[Dataset content Boundary: Start]

__device__ __forceinline__ u32 base_rank(u32 ch) {
  const u32 i = (ch >> 1) & 3u;
  const u32 expect = (0x47544341u >> (i * 8)) & 0xFFu;
  const u32 rank = (0x3421u >> (i * 4)) & 0xFu;
  return expect == ch ? rank : 0u;
}
template <typename T>
__device__ __forceinline__ T sel5(u32 r, T v0, T v1, T v2, T v3, T v4) {
  const bool b0 = (r & 1u) != 0, b1 = (r & 2u) != 0, b2 = (r & 4u) != 0;
  const T t01 = b0 ? v1 : v0, t23 = b0 ? v3 : v2;
  const T t = b1 ? t23 : t01;
  return b2 ? v4 : t;
}
__device__ __forceinline__ u32 comp_rank(u32 r) { return r ? 5u - r : 0u; }

__device__ __forceinline__ u64 wave_sum(u64 v) {
  for (int off = 32; off > 0; off >>= 1) v += __shfl_xor(v, off, 64);
  return v;
}

template <bool WIDE>
__global__ __launch_bounds__(256) void k_occ_batch(FmStrand s, const u64* pos, u64 n, u64* out) {
  u64 i = (u64)blockIdx.x * 256 + threadIdx.x;
  if (i >= n) return;
  u64 v[5];
  fm_rank5<WIDE>(fm_ref(s, 0), pos[i] + 1, v);
  for (int k = 0; k < 5; ++k) out[i * 5 + k] = v[k];
}

template <bool WIDE>
__global__ __launch_bounds__(256) void k_kmer_count(FmStrand s, const unsigned char* kmers, u32 k, u64 n, u64* out) {
  u64 i = (u64)blockIdx.x * 256 + threadIdx.x;
  if (i >= n) return;
  const unsigned char* w = kmers + i * k;
  FmRef f = fm_ref(s, 0);
  u64 C[5] = {s.C[0], s.C[1], s.C[2], s.C[3], s.C[4]};
  u64 T[5] = {s.total[0], s.total[1], s.total[2], s.total[3], s.total[4]};
  auto sel = [](const u64 v[5], u32 r) { return r == 0 ? v[0] : r == 1 ? v[1] : r == 2 ? v[2] : r == 3 ? v[3] : v[4]; };
  u32 r = base_rank(w[k - 1]);
  u64 lo = sel(C, r), hi = lo + sel(T, r) - 1;
  for (u32 j = k - 1; j > 0; --j) {
    if (!(hi != ~0ull && hi >= lo)) break;
    r = base_rank(w[j - 1]);
    u64 l[5], u[5];
    fm_rank5<WIDE>(f, lo, l);
    fm_rank5<WIDE>(f, hi + 1, u);
    lo = sel(C, r) + sel(l, r);
    hi = sel(C, r) + sel(u, r) - 1;
  }
  out[i] = (hi != ~0ull && hi >= lo) ? hi - lo + 1 : 0;
}

template <bool WIDE>
__device__ __forceinline__ u32 lf_row(const FmRef& f, const u64* C, u64 p, u64* next) {
  const u32 c = fm_char(f, p);
  const Cnt4 k = fm_rank<WIDE>(f, p);
  if (c == 0) *next = p - (k.a + k.c + k.g + k.t);
  else *next = C[c] + (c == 1 ? k.a : c == 2 ? k.c : c == 3 ? k.g : k.t);
  return c;
}
#define STRETCH_BAD (~0ull)
template <bool WIDE>
__global__ __launch_bounds__(256) void k_stretch_scan(FmStrand s, u64 n_stretch, u64* info, u32* maxlen) {
  const u64 j = (u64)blockIdx.x * 256 + threadIdx.x;
  u32 mine = 0;
  if (j < n_stretch) {
    const FmRef f = fm_ref(s, 0);
    const u64 C[5] = {s.C[0], s.C[1], s.C[2], s.C[3], s.C[4]};
    u64 p = j, len = 0, v = STRETCH_BAD;
    for (;;) {
      u64 q;
      if (lf_row<WIDE>(f, C, p, &q) == 0) { v = (len << 32) | (q & 0xFFFFFFFFull); break; }
      p = q;
      if (++len >= s.n || len >= (1ull << 28)) { len = 0; break; }
    }
    info[j] = v;
    mine = (u32)len;
  }
  for (int off = 32; off > 0; off >>= 1) mine = max(mine, (u32)__shfl_xor((int)mine, off, 64));
  if ((threadIdx.x & 63u) == 0 && mine) atomicMax(maxlen, mine);
}
__device__ __forceinline__ void packed_or(unsigned char* tab, u64 p, u32 bits, u64 v) {
  const u64 B = p * bits;
  u64* w = reinterpret_cast<u64*>(tab) + (B >> 6);
  const u32 sh = (u32)B & 63u;
  atomicOr(w, v << sh);
  if (sh + bits > 64u) atomicOr(w + 1, v >> (64u - sh));
}
__device__ __forceinline__ u64 packed_get(const unsigned char* tab, u64 p, u32 bits) {
  const u64 B = p * bits;
  u64 v;
#if (SIGAX_NT & 1)
  {
    typedef u64 __attribute__((aligned(1))) u64u;
    v = __builtin_nontemporal_load(reinterpret_cast<const u64u*>(tab + (B >> 3)));
// ... 363 lines not shown
  asm volatile(
      "global_load_dwordx4 %0, %11, %15" SIGAX_FIND_POLICY "\n\t"
      "global_load_dwordx4 %1, %12, %15" SIGAX_FIND_POLICY "\n\t"
      "global_load_dwordx4 %2, %11, %15 offset:80" SIGAX_FIND_POLICY "\n\t"
      "global_load_dwordx4 %3, %11, %15 offset:96" SIGAX_FIND_POLICY "\n\t"
      "global_load_dwordx4 %4, %11, %15 offset:112" SIGAX_FIND_POLICY "\n\t"
      "s_and_saveexec_b64 %10, %16\n\t"
      "global_load_dwordx4 %5, %13, %15" SIGAX_FIND_POLICY "\n\t"
      "global_load_dwordx4 %6, %14, %15" SIGAX_FIND_POLICY "\n\t"
      "global_load_dwordx4 %7, %13, %15 offset:80" SIGAX_FIND_POLICY "\n\t"
      "global_load_dwordx4 %8, %13, %15 offset:96" SIGAX_FIND_POLICY "\n\t"
      "global_load_dwordx4 %9, %13, %15 offset:112" SIGAX_FIND_POLICY "\n\t"
      "s_mov_b64 exec, %10\n\t"
      "s_waitcnt vmcnt(0)"
      : "=&v"(a.s), "=&v"(a.pc), "=&v"(a.p5), "=&v"(a.p6), "=&v"(a.p7), "=&v"(b.s), "=&v"(b.pc), "=&v"(b.p5), "=&v"(b.p6),
        "=&v"(b.p7), "=&s"(saved)
      : "v"(offa), "v"(offa_c), "v"(offb), "v"(offb_c), "s"(base), "s"(two)
      : "memory", "scc");
}
#define COOP_A_U4 512u
#define COOP_B_U4 128u
#define COOP_WAVE_U4 (COOP_A_U4 + COOP_B_U4 + 16u)
__device__ __forceinline__ void find_step2_dma(const uint32_t* gran2, u32 la, u32 lb, u32 c, uint4* stage, u32 lane, Gran2& a, Gran2& b) {
  const u32 j = lane & 7u, pp = lane >> 3;
  const char* base = reinterpret_cast<const char*>(gran2);
  u32* list = reinterpret_cast<u32*>(stage + COOP_A_U4 + COOP_B_U4);
  const bool differ = lb != la;
  const u64 dmask = __ballot(differ);
  const u32 nd = (u32)__popcll(dmask);
  const u32 r = (u32)__popcll(dmask & ((1ull << lane) - 1ull));
  asm volatile("s_waitcnt lgkmcnt(0)" ::: "memory");
  if (differ) list[r] = lb;
#pragma unroll
  for (u32 t = 0; t < 8; ++t) {
    const u32 lA = (u32)__shfl((int)la, (int)(8u * t + j), 64);
    const u32 p = pp ^ (t & 1u);
    const char* sa = base + (u64)lA * 128u + p * 16u;
    __builtin_amdgcn_global_load_lds((const __attribute__((address_space(1))) void*)sa,
                                     (__attribute__((address_space(3))) void*)(u32)(size_t)(stage + t * 64u), 16, 0, 0);
  }
  const u32 tt = lane >> 3, x = tt & 1u;
  auto ld = [](const uint4* q) { const uint4 v = *q; v4u w; w.x = v.x; w.y = v.y; w.z = v.z; w.w = v.w; return w; };
  bool gotA = false;
  const u32 npass = (nd + 15u) >> 4;
  for (u32 ps = 0; ps < npass || !gotA; ++ps) {
    if (ps < npass) {
      asm volatile("s_waitcnt lgkmcnt(0)" ::: "memory");
      __builtin_amdgcn_fence(__ATOMIC_ACQ_REL, "wavefront");
      __builtin_amdgcn_wave_barrier();
#pragma unroll
      for (u32 t = 0; t < 2; ++t) {
        const u32 rk = 16u * ps + 8u * t + j;
        if (rk < nd) {
          const u32 lB = list[rk];
          const u32 p = pp ^ (t & 1u);
          const char* sb = base + (u64)lB * 128u + p * 16u;
          __builtin_amdgcn_global_load_lds((const __attribute__((address_space(1))) void*)sb,
                                           (__attribute__((address_space(3))) void*)(u32)(size_t)(stage + COOP_A_U4 + t * 64u), 16, 0, 0);
        }
      }
    }
    asm volatile("s_waitcnt vmcnt(0)" ::: "memory");
    __builtin_amdgcn_fence(__ATOMIC_ACQUIRE, "wavefront");
    __builtin_amdgcn_wave_barrier();
    if (!gotA) {
      const uint4* qa = stage + tt * 64u + j;
      a.s = ld(qa + ((0u ^ x) * 8u)); a.pc = ld(qa + ((c ^ x) * 8u)); a.p5 = ld(qa + ((5u ^ x) * 8u)); a.p6 = ld(qa + ((6u ^ x) * 8u)); a.p7 = ld(qa + ((7u ^ x) * 8u));
      gotA = true;
    }
    if (differ && (r >> 4) == ps) {
      const u32 q = r & 15u, tb = q >> 3, xb = tb & 1u;
      const uint4* qb = stage + COOP_A_U4 + tb * 64u + (q & 7u);
      b.s = ld(qb + ((0u ^ xb) * 8u)); b.pc = ld(qb + ((c ^ xb) * 8u)); b.p5 = ld(qb + ((5u ^ xb) * 8u)); b.p6 = ld(qb + ((6u ^ xb) * 8u)); b.p7 = ld(qb + ((7u ^ xb) * 8u));
    }
  }
  asm volatile("s_waitcnt lgkmcnt(0)" ::: "memory");
  if (!differ) b = a;
}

[Dataset content Boundary: End]

About this exercise - Tell how many lines of the data above hold the string "break". Give only the number.

Task output - 3